Making his UFC debut at UFC 223 in Brooklyn, Rodriguez won’t be far from home. “It’s awesome,” he told us. “I was bummed out at first that I missed the train on the Boston card, on 220. But everything happens for a reason.” In fact, it’s almost a home away from home for the fight. “It’s still kind of like home because my mom is from there. My grandma lived there for so long, I have so much family down there.”
Rodriguez is, as noted, meeting Devin Clark at the event. ‘Slow’ has been preparing for Clark’s grappling-heavy style. “He’s a really good wrestler. He did really well for himself in wrestling,” he observed. “That’s all I’m really looking out for. He had a couple finishes, knockouts and stuff,” he added. But that having been said, “we covered all the basics and everything that we possibly can for the fight. We’re ready.”
He doesn’t see the bout going the distance, predicting a second round finish. “I think I’m going to TKO him in the second round,” he said. “I don’t know how I’m going to get it, but I think I’m going to TKO him in the second round. I’ve got a gut feeling.”
“I think it’s a perfect moment, and it’s a perfect moment for all of us newer guys coming in there. Because now the division is wide open.”
There’s a reason for that confidence: Mike Rodriguez has never gone to decision. For a fighter with over ten fights on his pro record, that’s fairly rare. Rodriguez attributes his 100% finishing rate to “training hard, and just going in with the mindset of me just beating this guy.”
“Obviously everybody goes in with that mind set,” he continued, “but I just go in with the mindset of ‘I want it more than he does.’ What is the fastest way I can get him out of there? And I always just try to be as accurate as possible. As accurate as possible with anything I do.” He doesn’t search for the knockout or the finish, “because that’s how you get finished. I always set them up, or they just come to me, they land it my lap and I’m like ‘ooh I’ll take it.'”

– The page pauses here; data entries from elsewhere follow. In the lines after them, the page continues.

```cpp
struct AsDynGeo {
    const int32_t* frame_off;
    int32_t B, cap1, n_seg;
    int32_t seg_first[17];
    int32_t seg_cap[16];
    int32_t* seg_frame_off[16];
    int32_t* w[4];
    int32_t* off[4];
    unsigned long long* meta[4];
    int32_t* nvalid[4];
    int32_t* src3;
    int32_t* tof;
    unsigned* status;
};
int as_dyn_geometry_launch(const AsDynGeo& g, hipStream_t stream);
struct AsSegScatter {
    const float* src; int32_t ld_src, rows, n_seg;
    const int32_t* frame_off;
    int32_t seg_first[17];
    int32_t seg_cap[16];
    float* dst[16]; int32_t ld_dst[16];
};
int as_seg_scatter_launch(const AsSegScatter& a, hipStream_t stream);
int as_voice_gather_launch(const float* voices, int ld_voice, int n_voices, const int32_t* idx, int B, int n_style, int n_dur, float* style,
                           int ld_style, float* ds, int ld_ds, hipStream_t stream);
int as_durations_prosody_launch(const float* dur_f32, const int32_t* forced_dur, const int32_t* tok_off, int B, const float* pros, int ld_pros,
                                int32_t* dur_i32, int32_t* frame_off, int32_t* tok_of_frame, int max_frames, hipStream_t stream);
int as_project_cols_prosody_launch(const float* x, int ldx, int K, int N, const float* w, const float* bias, int M, float* y, int ldy,
                                   const float* pros, int ld_pros, const int32_t* col_off, int B, int track0, hipStream_t s);
int as_token_dur_scale_launch(const float* dur_f32, const float* rows, int ld, const int32_t* tok_off, int B, int ntok, const float* pros,
                              int ld_pros, float* out, hipStream_t stream);
int as_token_starts_launch(const int32_t* dur_i32, int ntok, int32_t* start, hipStream_t stream);
int as_token_tracks_launch(float* fne, int ld, int n_cols, const int32_t* tof, int n_frames_max, const int32_t* frame_off, const int32_t* tok_off,
                           int B, int ntok, const int32_t* start, const float* rows, int ld_rows, int smooth, hipStream_t stream);

int as_pcm16_launch(const float* w, int N, const int32_t* n_valid, float* w_fill, int16_t* pcm, hipStream_t stream);

#define AS_VOC_MAX_RATES 9
struct AsVocGeo {
    const int32_t* off;
    int32_t B, mult, cap, max_len, n_rates;
    int32_t rate[AS_VOC_MAX_RATES];
    long long meta_start[AS_VOC_MAX_RATES];
    int32_t* tab;
    unsigned long long* meta;
    int32_t* sample_off;
    unsigned* status;
};
int as_vocoder_cap_geometry_launch(const AsVocGeo& g, hipStream_t stream);

enum { AS_CLS_GEMM = 0, AS_CLS_ADAIN = 1, AS_CLS_LN = 2, AS_CLS_ATTN = 3, AS_CLS_LSTM = 4, AS_CLS_MAS = 5, AS_CLS_OTHER = 6, AS_N_CLS = 7 };
struct AsProfScope {
    int idx;
    hipStream_t stream;
    AsProfScope(int cls, double flops, double bytes, hipStream_t s, const char* tag = nullptr);
    ~AsProfScope();
};

#ifdef __HIPCC__
static __device__ __forceinline__ void as_status_raise(unsigned* words, int kind)
{
    if (words) __hip_atomic_store(words + kind, 1u, __ATOMIC_RELAXED, __HIP_MEMORY_SCOPE_SYSTEM);
}
static __device__ __forceinline__ int as_pcm16(float w, bool* nan)
{
    *nan = w != w;
    return *nan ? 0 : (int)fmaxf(-32768.f, fminf(32767.f, rintf(__fmul_rn(32767.f, w))));
}
static __device__ __forceinline__ float as_adain_val(float x, float mean, float rstd, float one_plus_gamma, float beta, int lrelu)
{
    const float o = __fmaf_rn(one_plus_gamma, __fmul_rn(__fsub_rn(x, mean), rstd), beta);
    return (lrelu && o < 0.f) ? __fmul_rn(0.2f, o) : o;
}
static __device__ __forceinline__ void as_convt_pair(float a0, float a1, float w0, float w1, float w2, float pb, float* o0, float* o1)
{
    *o0 = __fmaf_rn(a0, w1, pb);
    *o1 = __fadd_rn(__fmaf_rn(a1, w0, __fmul_rn(a0, w2)), pb);
}
#endif
```

### artspeech_amd/csrc/conv_gemm_h3.hip

```cpp
#include "conv_gemm.h"
#include <cstring>
#include <type_traits>

typedef __attribute__((address_space(3))) void lds_void;

template <int I, int N, typename F>
static __device__ __forceinline__ void h3_for(F&& f)
{
    if constexpr (I < N) {
        f(std::integral_constant<int, I>{});
        h3_for<I + 1, N>(f);
    }
}

template <int WM, int WN, int WK, int KT, int NS, int NP, int TM = 2>
struct H3Cfg {
    static constexpr int QP = NP == 1 ? 2 : 4;
    static constexpr int BM = 32 * TM * WM, BN = 64 * WN;
    static constexpr int KBS = WK * KT;
    static constexpr int A_BLK = QP * BM * 16, B_BLK = QP * BN * 16;
    static constexpr int A_ST = KBS * A_BLK;
    static constexpr int STAGE = KBS * (A_BLK + B_BLK);
    static constexpr int RED = (WK - 1) * WM * WN * 32 * TM * 64 * 4;
    static constexpr int LDS = NS * STAGE > RED ? NS * STAGE : RED;
// ... 407 lines not shown
{
    if ((double)K * ldx * 4.0 >= 2147483648.0) return AS_EINVAL;
    hipLaunchKernelGGL(split_f16x2_kernel, dim3(as_cdiv(N + 1, 1024), 2 * as_kbx(K)), dim3(256), 0, stream, x, ldx, K, N, n_valid, lrelu, slope,
                       reinterpret_cast<u32x4_t*>(xh));
    AS_CHECK_LAUNCH();
    return AS_OK;
}

extern "C" int as_split_f16x2_f32(const float* x, int ldx, int K, int N, int in_act, float in_slope, uint16_t* xh, as_stream_t stream)
{
    return as_split_f16x2_cap_f32(x, ldx, K, N, nullptr, in_act, in_slope, xh, stream);
}
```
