@@ -1946,6 +1956,10 @@
   r = block_sum(r);
   b = block_sum(b);
   if (threadIdx.x != 0) return;
+  if (reset == 2)
+    for (int i = 0; i < kNumSlots; ++i) store_scalar(S + i, 0.0);
+  else if (reset == 1)
+    store_scalar(S + kDone, 0.0);
   double target;
   if (first) {
     const double b2 = have_b2 ? b : r;
@@ -2135,7 +2149,7 @@
     base.pod(0x676dull);
     key_operator(base, A, true);
     base.pod(dinv).obj(ilu).obj(ilu ? ilu->plan : nullptr).obj(pmg);
-    base.pod(work).pod(N).pod(m);
+    base.pod(work).pod(N).pod(m).pod(pass_fusion());
     if (A->kind == 3) {
       jprm = G + kGJvp;
       if ((rc = momentum_jvp_params(
@@ -2156,7 +2170,8 @@
     return graph ? replay_launch(graph, nodes, st) : arnoldi(j, -1.0, 0.0, last);
   };
 
-  if ((rc = fill(kNumSlots, 0.0, S, st))) return rc;
+  const bool fused = pass_fusion();
+  if (!fused && (rc = fill(kNumSlots, 0.0, S, st))) return rc;
   double resid = 0.0;
   int it = 0;
   bool first = true;
@@ -2179,7 +2194,7 @@
       return rc;
     hipLaunchKernelGGL(gmres_begin_kernel, dim3(1), dim3(kBlock), 0, st, np,
                        have_b2, first ? 1 : 0, claimed ? 1 : 0, rtol, atol,
-                       partial, S);
+                       partial, S, fused ? (first ? 2 : 1) : 0);
     if (have_b2)
       hipLaunchKernelGGL(gmres_drop_start_kernel, dim3(gv), dim3(kBlock), 0, st,
                          N, S, b, V, x);
@@ -2234,7 +2249,7 @@
     }
     if (start_passes) break;
     it = it0 + (cols > 0 ? cols : 1);
-    if ((rc = fill(1, 0.0, S + kDone, st))) return rc;
+    if (!fused && (rc = fill(1, 0.0, S + kDone, st))) return rc;
     if (cols > 0 &&
         (rc = gmres_combine_dev(N, cols, G + kGYc, nullptr, nullptr, Zbase, x,
                                 nullptr, true, nullptr, st)))
diff --git a/flow_amd/csrc/mass_kernels.hip b/flow_amd/csrc/mass_kernels.hip
--- a/flow_amd/csrc/mass_kernels.hip
+++ b/flow_amd/csrc/mass_kernels.hip
@@ -97,34 +97,43 @@
 __device__ __forceinline__ void load_xrow(XRow& q, const double* x,
                                           const double* base, int xs, int r,
                                           float) {
-  q.x0 = x[r];
+  if (x) q.x0 = x[r];
   if (base) q.b0 = base[r];
 }
 __device__ __forceinline__ void load_xrow(XRow& q, const double* x,
                                           const double* base, int xs, int r,
                                           float2) {
-  q.x0 = x[r];
-  q.x1 = x[xs + r];
+  if (x) {
+    q.x0 = x[r];
+    q.x1 = x[xs + r];
+  }
   if (base) {
     q.b0 = base[r];
     q.b1 = base[xs + r];
   }
 }
-__device__ __forceinline__ double2 add_to_x(double* x, const XRow& q, int xs,
-                                           int r, float z) {
+__device__ __forceinline__ double2 add_to_x(double* x, double* yout,
+                                           const XRow& q, int xs, int r,
+                                           float z) {
   const double xn = q.x0 + static_cast<double>(z);
   x[r] = xn;
   const double y = q.b0 + xn;
+  if (yout) yout[r] = y;
   return make_double2(static_cast<double>(z) * z, y * y);
 }
-__device__ __forceinline__ double2 add_to_x(double* x, const XRow& q, int xs,
-                                           int r, float2 z) {
+__device__ __forceinline__ double2 add_to_x(double* x, double* yout,
+                                           const XRow& q, int xs, int r,
+                                           float2 z) {
   const double x0 = q.x0 + static_cast<double>(z.x);
   const double x1 = q.x1 + static_cast<double>(z.y);
   x[r] = x0;
   x[xs + r] = x1;
   const double y0 = q.b0 + x0;
   const double y1 = q.b1 + x1;
+  if (yout) {
+    yout[r] = y0;
+    yout[xs + r] = y1;
+  }
   return make_double2(static_cast<double>(z.x) * z.x + static_cast<double>(z.y) * z.y,
                       y0 * y0 + y1 * y1);
 }
@@ -135,10 +144,11 @@
     const void* __restrict__ vals, const int* __restrict__ rowblocks,
     const unsigned char* __restrict__ mask, const V* __restrict__ g,
     const V* rho_in, V* rho_out, float c0, float c1, float c2,
-    V* __restrict__ d_out, V* __restrict__ acc, double* __restrict__ x,
+    V* __restrict__ d_out, V* __restrict__ acc, double* x,
     const double* __restrict__ xbase, int xs,
     double* __restrict__ zz_part, double* __restrict__ xx_part,
-    const double* __restrict__ stop, int own_lo = 0, int own_hi = 0x7fffffff) {
+    const double* __restrict__ stop, int own_lo = 0, int own_hi = 0x7fffffff,
+    const double* xin = nullptr, double* __restrict__ yout = nullptr) {
   __shared__ V prod[kMassTile];
   if (stopped(stop)) return;
   int r, r1;
@@ -154,7 +164,7 @@
       rho_old = rho_in[row];
       acc_old = acc[row];
     }
-    if (MODE == 2) load_xrow(xr, x, xbase, xs, row, V());
+    if (MODE == 2) load_xrow(xr, xin, xbase, xs, row, V());
   };
   V s = PACKED
             ? mass_tile_row_sum_packed<V>(rowptr,
@@ -180,7 +190,7 @@
         d_out[r] = d;
         acc[r] = vaxpby(1.f, acc_old, 1.f, d);
       } else {
-        dots = add_to_x(x, xr, xs, r, vaxpby(1.f, acc_old, 1.f, d));
+        dots = add_to_x(x, yout, xr, xs, r, vaxpby(1.f, acc_old, 1.f, d));
         if (r < own_lo || r >= own_hi) dots = make_double2(0.0, 0.0);
       }
     }
@@ -321,7 +331,8 @@
 template <class V, bool PACKED>
 int correction(const flow_mass* M, const MassTiles& T, double* x,
                const double* xbase, double* zz_part, double* xx_part,
-               const double* stop, hipStream_t st) {
+               const double* stop, hipStream_t st, const double* xin,
+               double* yout = nullptr) {
   const flow_operator* A = M->A;
   const int n = A->n;
   const void* v16 = PACKED ? M->packed16 : M->vals16;
@@ -356,7 +367,8 @@
                      dim3(T.nblocks[products - 1]), blk, 0, st, n, A->rowptr, cols,
                      v16, T.rowblocks[products - 1], A->rowmask,
                      d[(products - 2) & 1], rho, none, 0.f, c1, c2, none, acc, x,
-                     xbase, n, zz_part, xx_part, stop, T.own_lo, T.own_hi);
+                     xbase, n, zz_part, xx_part, stop, T.own_lo, T.own_hi, xin,
+                     yout);
   FLOW_CHECK_LAUNCH();
   return FLOW_OK;
 }
@@ -401,10 +413,16 @@
   return FLOW_OK;
 }
 
+struct MassStart {
+  bool apart = false;
+  const double* x0 = nullptr;
+};
 static int mass_solve(const flow_mass* M, const double* b, double* x,
                       const double* xbase, bool x_is_zero, double rtol,
                       double atol, int maxit, int first_check, double* work,
-                      int* iters_host, double* resid_host, hipStream_t st) {
+                      int* iters_host, double* resid_host, hipStream_t st,
+                      MassStart start = MassStart(), double* yout = nullptr,
+                      int* enqueued = nullptr) {
   const flow_operator* A = M->A;
   double* S = work + 3 * kRedBlocks;
   double* zz_part = work + FLOW_REDUCE_WORK;
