## Prefetch row/col scales into LDS and use buffer stores in gemm2h epilogue

Row and column scale factors are loaded asynchronously into a new LDS region via global_load_lds at kernel start, replacing per-element global loads of rscale and cscale in the epilogue. The C store path switches to raw buffer stores with a scalar row offset when addresses fit in 32 bits, and falls back to plain stores otherwise. The unused LDS-staged store variant is removed. LDS footprint grows by 1-2 KB per block, which may affect occupancy.

```diff
diff --git a/cnmf_amd/csrc/gemm_host.hip.h b/cnmf_amd/csrc/gemm_host.hip.h
--- a/cnmf_amd/csrc/gemm_host.hip.h
+++ b/cnmf_amd/csrc/gemm_host.hip.h
@@ -298,7 +298,7 @@
     kb_per = ((kb_per + NSUB - 1) / NSUB) * NSUB;
     dim3 grid(g.Jpad / G3C_JW, g.KC / G3_MW, (g.Kb + kb_per - 1) / kb_per);
     gemm2h_kernel<NSUB, HI, VAR, PART, GEN><<<grid, 512, lds, st>>>(g.A2, g.x.plane, HI ? g.x.hi : nullptr, HI ? g.x.flags : nullptr, g.rscale,
-                                                                   g.Kb, g.C[0], g.ldc, g.cstride, kb_per, g.x.colscale,
+                                                                   g.Kb, g.C[0], g.ldc, g2_store_a64(g.ldc) ? 1 : 0, g.cstride, kb_per, g.x.colscale,
                                                                    PART ? g.livemask : ~0ull);
     return hipGetLastError();
 }
@@ -313,7 +313,7 @@
     const int xmap = g2_xmap(G2Form{true, NSUB, HI, VAR, NTB, PART, GEN}, g.kn->g2_xmap);
     gemm2h_streamk_kernel<NSUB, HI, VAR, NTB, PART, GEN><<<g.sk->P, 512, lds, st>>>(g.A2, g.x.plane, HI ? g.x.hi : nullptr,
                                                                                     HI ? g.x.flags : nullptr, g.rscale, g.Kb, g.C[0], g.C[1],
-                                                                                    g.C[2], g.ldc, g.sk->MG, g.sk->T, xmap, g.x.colscale,
+                                                                                    g.C[2], g.ldc, g2_store_a64(g.ldc) ? 1 : 0, g.sk->MG, g.sk->T, xmap, g.x.colscale,
                                                                                     PART ? g.livemask : ~0ull);
     return hipGetLastError();
 }
diff --git a/cnmf_amd/csrc/kernels_gemm2h.hip.h b/cnmf_amd/csrc/kernels_gemm2h.hip.h
--- a/cnmf_amd/csrc/kernels_gemm2h.hip.h
+++ b/cnmf_amd/csrc/kernels_gemm2h.hip.h
@@ -6,11 +6,6 @@
 
 typedef _Float16 f16x8 __attribute__((ext_vector_type(8)));
 typedef float f32x4_g __attribute__((ext_vector_type(4)));
-#ifdef CNMF_G2_LDS_STORE
-constexpr bool G2_LDS_STORE = true;
-#else
-constexpr bool G2_LDS_STORE = false;
-#endif
 
 constexpr int G2_ROWB = 64;
 constexpr int G2_A = G3_MW * G2_ROWB;
@@ -19,7 +14,8 @@
 
 constexpr int g2_imgs(int nsub) { return nsub == 1 ? 4 : 3; }
 constexpr int g2_img_bytes(int nsub, bool with_hi) { return nsub * (G2_A + (with_hi ? 2 : 1) * G2_B); }
-constexpr int g2_lds_bytes(int nsub, bool with_hi) { return g2_imgs(nsub) * g2_img_bytes(nsub, with_hi); }
+constexpr int g2_scale_off(int nsub, bool with_hi) { return g2_imgs(nsub) * g2_img_bytes(nsub, with_hi); }
+constexpr int g2_lds_bytes(int nsub, bool with_hi) { return g2_scale_off(nsub, with_hi) + (with_hi ? 2048 : 1024); }
 
 __device__ __forceinline__ unsigned short f16_bits(float x)
 {
@@ -350,7 +346,7 @@
                                                const unsigned char* __restrict__ Bhi,
                                                const unsigned int* __restrict__ hiflag,
                                                const float* __restrict__ rscale,
-                                               int Kb, float* __restrict__ C, int ldc, int m0, int j0, int kb0,
+                                               int Kb, float* __restrict__ C, int ldc, bool a64, int m0, int j0, int kb0,
                                                int nkb, unsigned char* smem, const float* __restrict__ cscale = nullptr,
                                                unsigned live = 0xffu, const EPI* epi = nullptr, bool whole_tile = false)
 {
@@ -458,6 +454,13 @@
     constexpr bool NOREAD = VAR == 6 || VAR == 7;
     constexpr bool NOBAR = VAR == 7;
     G3_WAIT_VM(0);
+    const int wave_e = __builtin_amdgcn_readfirstlane(tid) >> 6;
+    const unsigned char* rs_src = reinterpret_cast<const unsigned char*>(rscale + m0);
+    const unsigned char* cs_src = reinterpret_cast<const unsigned char*>(reinterpret_cast<uintptr_t>(cscale) + (uintptr_t)((long long)(j0 - 256) * 4));
+    asm volatile("" : "+s"(rs_src), "+s"(cs_src));
+    float* sc_lds = reinterpret_cast<float*>(smem + g2_scale_off(NSUB, HI));
+    if (wave == 0) __builtin_amdgcn_global_load_lds(G3_AS1(rs_src + (unsigned)tid * 16u), G3_AS3(sc_lds), 16, 0, 0);
+    if constexpr (HI) { if (cscale && wave == 1) __builtin_amdgcn_global_load_lds(G3_AS1(cs_src + (unsigned)tid * 16u), G3_AS3(sc_lds + 256), 16, 0, 0); }
     G2_ISSUE(0)
     if (nst > 1) G2_ISSUE(1)
     if (AHEAD > 2 && nst > 2) G2_ISSUE(2)
@@ -636,46 +639,54 @@
         if (whole_tile && epi->on) { (*epi)(acc, rscale, C, ldc, m0, j0, smem); return; }
     }
     if (C == nullptr) return;
-    const int j = j0 + wn * 64 + li;
-    const float cs[2] = {(HI && cscale) ? cscale[j] : 1.0f, (HI && cscale) ? cscale[j + 32] : 1.0f};
-    if constexpr (!PART && G2_LDS_STORE && g2_lds_bytes(NSUB, HI) >= 8 * 16384) {
-        float* tw = reinterpret_cast<float*>(smem) + wave * 4096;
-#pragma unroll
-        for (int mp = 0; mp < 2; ++mp) {
-#pragma unroll
-            for (int mm = 0; mm < 2; ++mm) {
-                const int m = 2 * mp + mm;
+    int lane_e;
+    asm volatile("v_mbcnt_lo_u32_b32 %0, -1, 0\n\tv_mbcnt_hi_u32_b32 %0, -1, %0" : "=v"(lane_e));
+    const int li_e = lane_e & 31, h_e = lane_e >> 5, grp_e = wave_e >> 2;
+    const int jl = (wave_e & 3) * 64 + li_e;
+    const float* rs_w = sc_lds + grp_e * 128 + 4 * h_e;
+    f32x4_g s4[4][4];
+#define G2_SCALES(m_)                                                                              \
+    {                                                                                              \
+        _Pragma("unroll") for (int q = 0; q < 4; ++q) s4[m_][q] = *reinterpret_cast<const f32x4_g*>(rs_w + (m_) * 32 + 8 * q); \
+    }
+    G2_SCALES(0)
+    float cs[2] = {1.0f, 1.0f};
+    if (HI && cscale) { cs[0] = sc_lds[256 + jl]; cs[1] = sc_lds[256 + jl + 32]; }
+    if (!a64) {
+        const __amdgpu_buffer_rsrc_t rC = __builtin_amdgcn_make_buffer_rsrc((void*)(C + (size_t)(m0 + grp_e * 128) * ldc), 0,
+                                                                            (int)(128u * (unsigned)ldc * 4u), 0x00020000);
+        const int voff = (j0 + jl + 4 * h_e * ldc) * 4, row_bytes = ldc * 4;
+#pragma unroll
+        for (int m = 0; m < 4; ++m) {
+            if (m < 3) G2_SCALES(m + 1)
+            __builtin_amdgcn_sched_barrier(0);
+            if (!G2_LIVE(m)) continue;
+#pragma unroll
+            for (int q = 0; q < 4; ++q)
 #pragma unroll
                 for (int n = 0; n < 2; ++n)
 #pragma unroll
-                    for (int r = 0; r < 16; ++r) {
-                        const int rl = 4 * h + (r & 3) + 8 * (r >> 2);
-                        tw[(mm * 32 + rl) * 64 + n * 32 + li] = (acc[m][n][r] * rscale[m0 + grp * 128 + m * 32 + rl]) * cs[n];
-                    }
-            }
-            __builtin_amdgcn_wave_barrier();
-#pragma unroll
-            for (int i = 0; i < 16; ++i) {
-                const int c = 4 * i + (lane >> 4);
-                const f32x4_g v = *reinterpret_cast<const f32x4_g*>(tw + c * 64 + 4 * (lane & 15));
-                *reinterpret_cast<f32x4_g*>(C + (size_t)(m0 + grp * 128 + mp * 64 + c) * ldc + j0 + wn * 64 + 4 * (lane & 15)) = v;
-            }
-            __builtin_amdgcn_wave_barrier();
+                    for (int i = 0; i < 4; ++i)
+                        __builtin_amdgcn_raw_buffer_store_b32(__builtin_bit_cast(unsigned, (acc[m][n][4 * q + i] * s4[m][q][i]) * cs[n]), rC,
+                                                              voff + n * 128, (m * 32 + 8 * q + i) * row_bytes, 0);
         }
     } else {
 #pragma unroll
-    for (int m = 0; m < 4; ++m) {
-        if (!G2_LIVE(m)) continue;
-        const int cbase = m0 + grp * 128 + m * 32 + 4 * h;
-#pragma unroll
-        for (int n = 0; n < 2; ++n)
-#pragma unroll
-            for (int r = 0; r < 16; ++r) {
-                const int row = cbase + (r & 3) + 8 * (r >> 2);
-                C[(size_t)row * ldc + j + n * 32] = (acc[m][n][r] * rscale[row]) * cs[n];
-            }
-    }
-    }
+        for (int m = 0; m < 4; ++m) {
+            if (m < 3) G2_SCALES(m + 1)
+            __builtin_amdgcn_sched_barrier(0);
+            if (!G2_LIVE(m)) continue;
+            const int cbase = m0 + grp_e * 128 + m * 32 + 4 * h_e;
+#pragma unroll
+            for (int q = 0; q < 4; ++q)
+#pragma unroll
+                for (int n = 0; n < 2; ++n)
+#pragma unroll
+                    for (int i = 0; i < 4; ++i)
+                        C[(size_t)(cbase + 8 * q + i) * ldc + j0 + jl + n * 32] = (acc[m][n][4 * q + i] * s4[m][q][i]) * cs[n];
+        }
+    }
+#undef G2_SCALES
 #undef G2_LIVE
 }
 
@@ -685,7 +696,7 @@
                                                      const unsigned char* __restrict__ Bhi,
                                                      const unsigned int* __restrict__ hiflag,
                                                      const float* __restrict__ rscale, int Kb,
-                                                     float* __restrict__ C, int ldc, long long c_split_stride,
+                                                     float* __restrict__ C, int ldc, int a64, long long c_split_stride,
                                                      int kb_per, const float* __restrict__ cscale = nullptr,
                                                      unsigned long long livemask = ~0ull)
 {
@@ -700,7 +711,7 @@
     }
     const int kb0 = z * kb_per;
     const int nkb = min(kb_per, Kb - kb0);
-    gemm2h_segment<NSUB, HI, VAR, true, PART, GEN>(A2, B1, Bhi, hiflag, rscale, Kb, C ? C + (size_t)z * c_split_stride : nullptr, ldc, mg * G3_MW,
+    gemm2h_segment<NSUB, HI, VAR, true, PART, GEN>(A2, B1, Bhi, hiflag, rscale, Kb, C ? C + (size_t)z * c_split_stride : nullptr, ldc, a64 != 0, mg * G3_MW,
                                               jt * G3C_JW, kb0, nkb, smem3, cscale, (unsigned)((livemask >> (8 * mg)) & 0xffu));
 }
 
@@ -711,7 +722,7 @@
                                                              const unsigned int* __restrict__ hiflag,
                                                              const float* __restrict__ rscale, int Kb,
                                                              float* __restrict__ C0, float* __restrict__ C1,
-                                                             float* __restrict__ C2, int ldc, int MG, int T, int xmap,
+                                                             float* __restrict__ C2, int ldc, int a64, int MG, int T, int xmap,
                                                              const float* __restrict__ cscale = nullptr,
                                                              unsigned long long livemask = ~0ull, EPI epi = EPI{})
 {
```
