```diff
@@ -317,7 +348,7 @@
                     if constexpr (F::xstep(u) == G) xf_a(std::integral_constant<int, u / 4>(), std::integral_constant<int, u % 4>());
                 });
             }
-            if constexpr (!(F::DBG & 4)) {
+            if constexpr (!(F::DBG & 4) && (KS == 1 || m == 0)) {
                 const f32x16_t& pacc = (m & 1) ? acc0 : acc1;
                 static_for<0, 8>([&](auto e_) {
                     if constexpr (s == F::E0 + (decltype(e_)::value + 1) * F::EP) epi_b(e_);
@@ -331,10 +362,14 @@
                     else epi_store(out_rsrc, rowbase + (unsigned)((m - 1) * W_ * (C * 2)));
                 }
             }
+            if constexpr (KS == 2 && m == 1 && s >= F::PW && s < F::PW + 4) {
+                constexpr int i = s - F::PW;
+                *(float4*)(part_w + i * 1024 + lane * 16) = make_float4(acc0[4 * i], acc0[4 * i + 1], acc0[4 * i + 2], acc0[4 * i + 3]);
+            }
             __builtin_amdgcn_sched_barrier(0);
         });
         inval_a = inval_b;
-        prev_rowbase = rowbase + (unsigned)((MT - 1) * W_ * (C * 2));
+        prev_rowbase = rowbase + (unsigned)((KS == 2 ? ks : MT - 1) * W_ * (C * 2));
         prev_rsrc = out_rsrc;
     };
 
@@ -351,6 +386,12 @@
         asm volatile("" ::: "memory");
         DDIMX_STAMP_AT(1);
     }
+    if constexpr (KS == 2) {
+        char* const rd = part_slot(((t_end - t_begin) & 1) ^ 1, partner);
+        tr_w = rd + tr_lw;
+        tr_r = rd + tr_lr;
+        epi_part(rd);
+    }
     static_for<0, 8>([&](auto e_) { epi_a(acc1, e_); epi_b(e_); });
     epi_readback();
     epi_store(prev_rsrc, prev_rowbase);
@@ -382,7 +423,7 @@
                     for (int hh = 0; hh < 2; ++hh)
 #pragma unroll
                         for (int q = 0; q < 4; ++q) {
-                            const int ch = (w / F::WM) * 32 + q * 8 + hh * 4;
+                            const int ch = ((w / F::WM) % F::WN) * 32 + q * 8 + hh * 4;
                             const float v = red[((w * 2 + hh) * 4 + q) * 2 + sq];
                             tot += (ch / GS == g) ? v : 0.f;
                         }
```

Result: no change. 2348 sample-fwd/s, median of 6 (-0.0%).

UFC 223 is primed to be a big night for Mike’s team also. Coach Joe Lauzon, who in the past has cornered Rodriguez, will be fighting as well. They’ll both have their own cornermen this time out. “If he wasn’t fighting, he’d definitely be in my corner.”
Rodriguez is entering a light heavyweight landscape currently in the midst of a massive overhaul. He sees the situation as “the perfect timing to be in that division. Right now, a lot of the top echelon guys are at the end of their careers,” he explained, “or they’re going off into the heavyweight division. I think it’s a perfect moment, and it’s a perfect moment for all of us newer guys coming in there. Because now the division is wide open, now we’re all trying to climb the mountain to get to the top.”
With Jon Jones out, Daniel Cormier fighting for the heavyweight title, and even Alexander Gustafsson flirting with a heavyweight run, it has left big opportunities in the 205lb class. And fighters like Shogun Rua are suddenly back in the mix. Rodriguez picked up on mention of Shogun immediately.
“Shogun would be a cool fight,” he suggested. “He’s one of the reasons I was inspired to get into the sport. Everyone’s always talking about the Forrest Griffin-Stephen Bonnar fight, the Ultimate Fighter fight. They’re always like ‘that was the fight that drew me in.'” For Rodriguez, however, there was another bout that got his attention early on.
“The fight that drew me in was Shogun and Little Nog,” he told Cageside Press. “I’d got suspended from school for fighting. I knocked this kid out. The teacher gave me some Pride DVDs to watch, he was like ‘dude you’ve got really good technique, you’re fast. Here, take these Pride DVDs, watch them.'” That likely changed the course of his life. “They just opened my eyes. I was like ‘woah this is crazy.’ One of them was the fight with Shogun and Little Nog. I just kept watching it and watching it and watching it. That was the fight that drew me in.” The Wanderlei vs. Cro-Cop fight was another favorite.
Rodriguez, who told us he’d ever be a teacher or professional gamer if he wasn’t fighting, now has a chance to create his own memories in the world’s largest MMA promotion. That opportunity starts on Saturday at UFC 223 in Brooklyn at the Barclay’s Center.